Als kein Ende der Sperrung der Birkenallee infolge der Unterspülungen durch den Jahrhundertregen abzusehen war, überlegte Silke Schiemann, die seit 2001 dort den Kiosk & Café„Birkenquelle“ betreibt, aufzugeben. Sie war emotional und finanziell an ihre Grenzen gestoßen. 30 Prozent Umsatzeinbußen, nachdem von Juni 2017 bis Ende Januar 2018 – mit nur wenigen kurzen Unterbrechungen – die Straße für den Bus- und Autoverkehr gesperrt war.

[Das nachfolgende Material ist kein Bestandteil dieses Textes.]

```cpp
const char *mpfft_strerror(int code)
{
    switch (code) {
    case MPFFT_OK: return "ok";
    case MPFFT_EINVAL: return "invalid parameters (need n1,n2 >= 1, 2 <= depth <= 30, n*w % 64 == 0)";
    case MPFFT_ETOOBIG: return "operands too large for the convolution: need j1 + j2 - 1 <= 2^(depth+1)";
    case MPFFT_EUNSUPPORTED: return "coefficient size n*w/64 > 4096 limbs is not supported";
    case MPFFT_ENOMEM: return "device allocation failed";
    case MPFFT_EHIP: return hipGetErrorString(last_hip_error);
    case MPFFT_ENODEV: return "no HIP device";
    }
    return "unknown error";
}

int mpfft_version(void) { return MPFFT_VERSION; }

int mpfft_check_params(long n1, long n2, unsigned long depth, unsigned long w)
{
    Plan P;
    return make_plan(&P, n1, n2, depth, w);
}

size_t mpfft_workspace_bytes(long n1, long n2, unsigned long depth, unsigned long w)
{
    Plan P;
    if (make_plan(&P, n1, n2, depth, w)) return 0;
    return P.bytes;
}

int mpfft_workspace_layout(long n1, long n2, unsigned long depth, unsigned long w, size_t *out)
{
    Plan P;
    int rc = make_plan(&P, n1, n2, depth, w);
// ... 430 lines not shown
```

mpir-fft_amd/csrc/rdispatch.hpp:

```cpp
#pragma once
#include <stddef.h>
#include <stdint.h>

struct PassArgs;
struct PairArgs;
typedef void (*rp_fn)(PassArgs);
typedef void (*rp_pair_fn)(PairArgs);

#define RP_NT 512

#ifdef MPFFT_FWD1K
#define RP_FWD1K 1
#else
#define RP_FWD1K 0
#endif
constexpr int rp_nt(int l, int logg, int dir = 0)
{
    return (l == 4096 && logg == 3) || (l == 2048 && logg == 4) || (l == 2048 && logg == 3 && (dir == 1 || RP_FWD1K)) ? 1024 : RP_NT;
}
constexpr int rp_r(int PP, int NT) { return 512 * PP / NT; }

rp_fn rp_get(int l, int logg, int dir, int mode);

inline int rp_maxlogg(int l) { return l == 1024 ? 3 : l == 2048 ? 3 : l == 4096 ? 3 : 0; }
inline int rp_maxlogg_fwd4(int l) { return l == 2048 ? 4 : rp_maxlogg(l); }
inline int rp_maxlogg_dit(int l) { return l == 2048 ? 4 : rp_maxlogg(l); }

inline size_t rp_lds(int l, int logg)
{
    const int G = 1 << logg, NX = G / 2 > 2 ? G / 2 : 2;
    const int nt = rp_nt(l, logg, 0), R = 512 * (l / 1024) / nt;
    return (size_t)NX * 9 * l + 4 * (size_t)(3 * G + (G / 2) * logg)
           + 20 * (size_t)(nt / 64) * G * R;
}

rp_pair_fn rp_pair_get(int l, int op);
inline size_t rp_pair_lds(int l) { return (size_t)9 * l + 16; }

rp_pair_fn rp_chain_get(int l, int nb);
inline size_t rp_chain_lds(int l) { return (size_t)9 * l + 32; }

typedef void (*rp_scale_fn)(uint64_t *, uint64_t *, int *, unsigned, unsigned, unsigned, unsigned, unsigned);
rp_scale_fn rp_scale_get(int l, int nt = 512);
inline size_t rp_scale_lds(int l) { return (size_t)9 * l + (size_t)l + 128; }
```

mpir-fft_amd/csrc/rkernels.hpp:

```cpp
#pragma once
#include "bkernels.hpp"
#include "rdispatch.hpp"

typedef unsigned long long rp_v2u __attribute__((ext_vector_type(2)));

#define RP_FENCE() do { asm volatile("" ::: "memory"); __builtin_amdgcn_sched_barrier(0); } while (0)

__device__ __forceinline__ u32 rp_uniform(u32 v) { return (u32)__builtin_amdgcn_readfirstlane((int)v); }

__device__ __forceinline__ int rp_launder(int t)
{
    asm volatile("" : "+v"(t));
    return t;
}

typedef unsigned int rp_v4u __attribute__((ext_vector_type(4)));

struct Pr {
    u32 w[4];
    int h;
};
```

Die Birkenallee war mit kurzen Unterbrechungen nach dem Starkregen bis Ende Januar 2018 gesperrt. Quelle: Robert Roeske

Laufkundschaft war Mangelware. Der „Cafe to go“ ein Ladenhüter. Gerettet hätten sie ihre treuen Stammkunden, verrät die 50-Jährige, die sich sogar nach anderen Räumlichkeiten für die „Birkenquelle“ umgesehen hat. Aber nichts passte.

Silke Schiemann von der „Birkenquelle“ Quelle: Ulrike Gawande

Auch jetzt macht sich die Unternehmerin Sorgen, weiß sie doch, dass die Straße in Zukunft für nötige Reparaturen wieder gesperrt werden muss. Doch erst einmal sei die Eichenallee dran, wo ein Durchlass neu gemacht wird. Besonders ihre Stammkunden sprechen ihr Mut zu. Die ersten stehen schon um 6.45 Uhr vor der Tür oder holen am Sonntag ihre Brötchen. Um auch nach außen besser sichtbar zu sein, steht vor der „Birkenquelle“ seit 1. Juni ein kleiner Eiswagen. Ein Volltreffer für die heißen Tage. „Die Leute holten ein Eis und stiegen wieder in ihren Pool“, freut sich Schiemann, die bei jedem Regen an den 29. Juni 2017 denkt.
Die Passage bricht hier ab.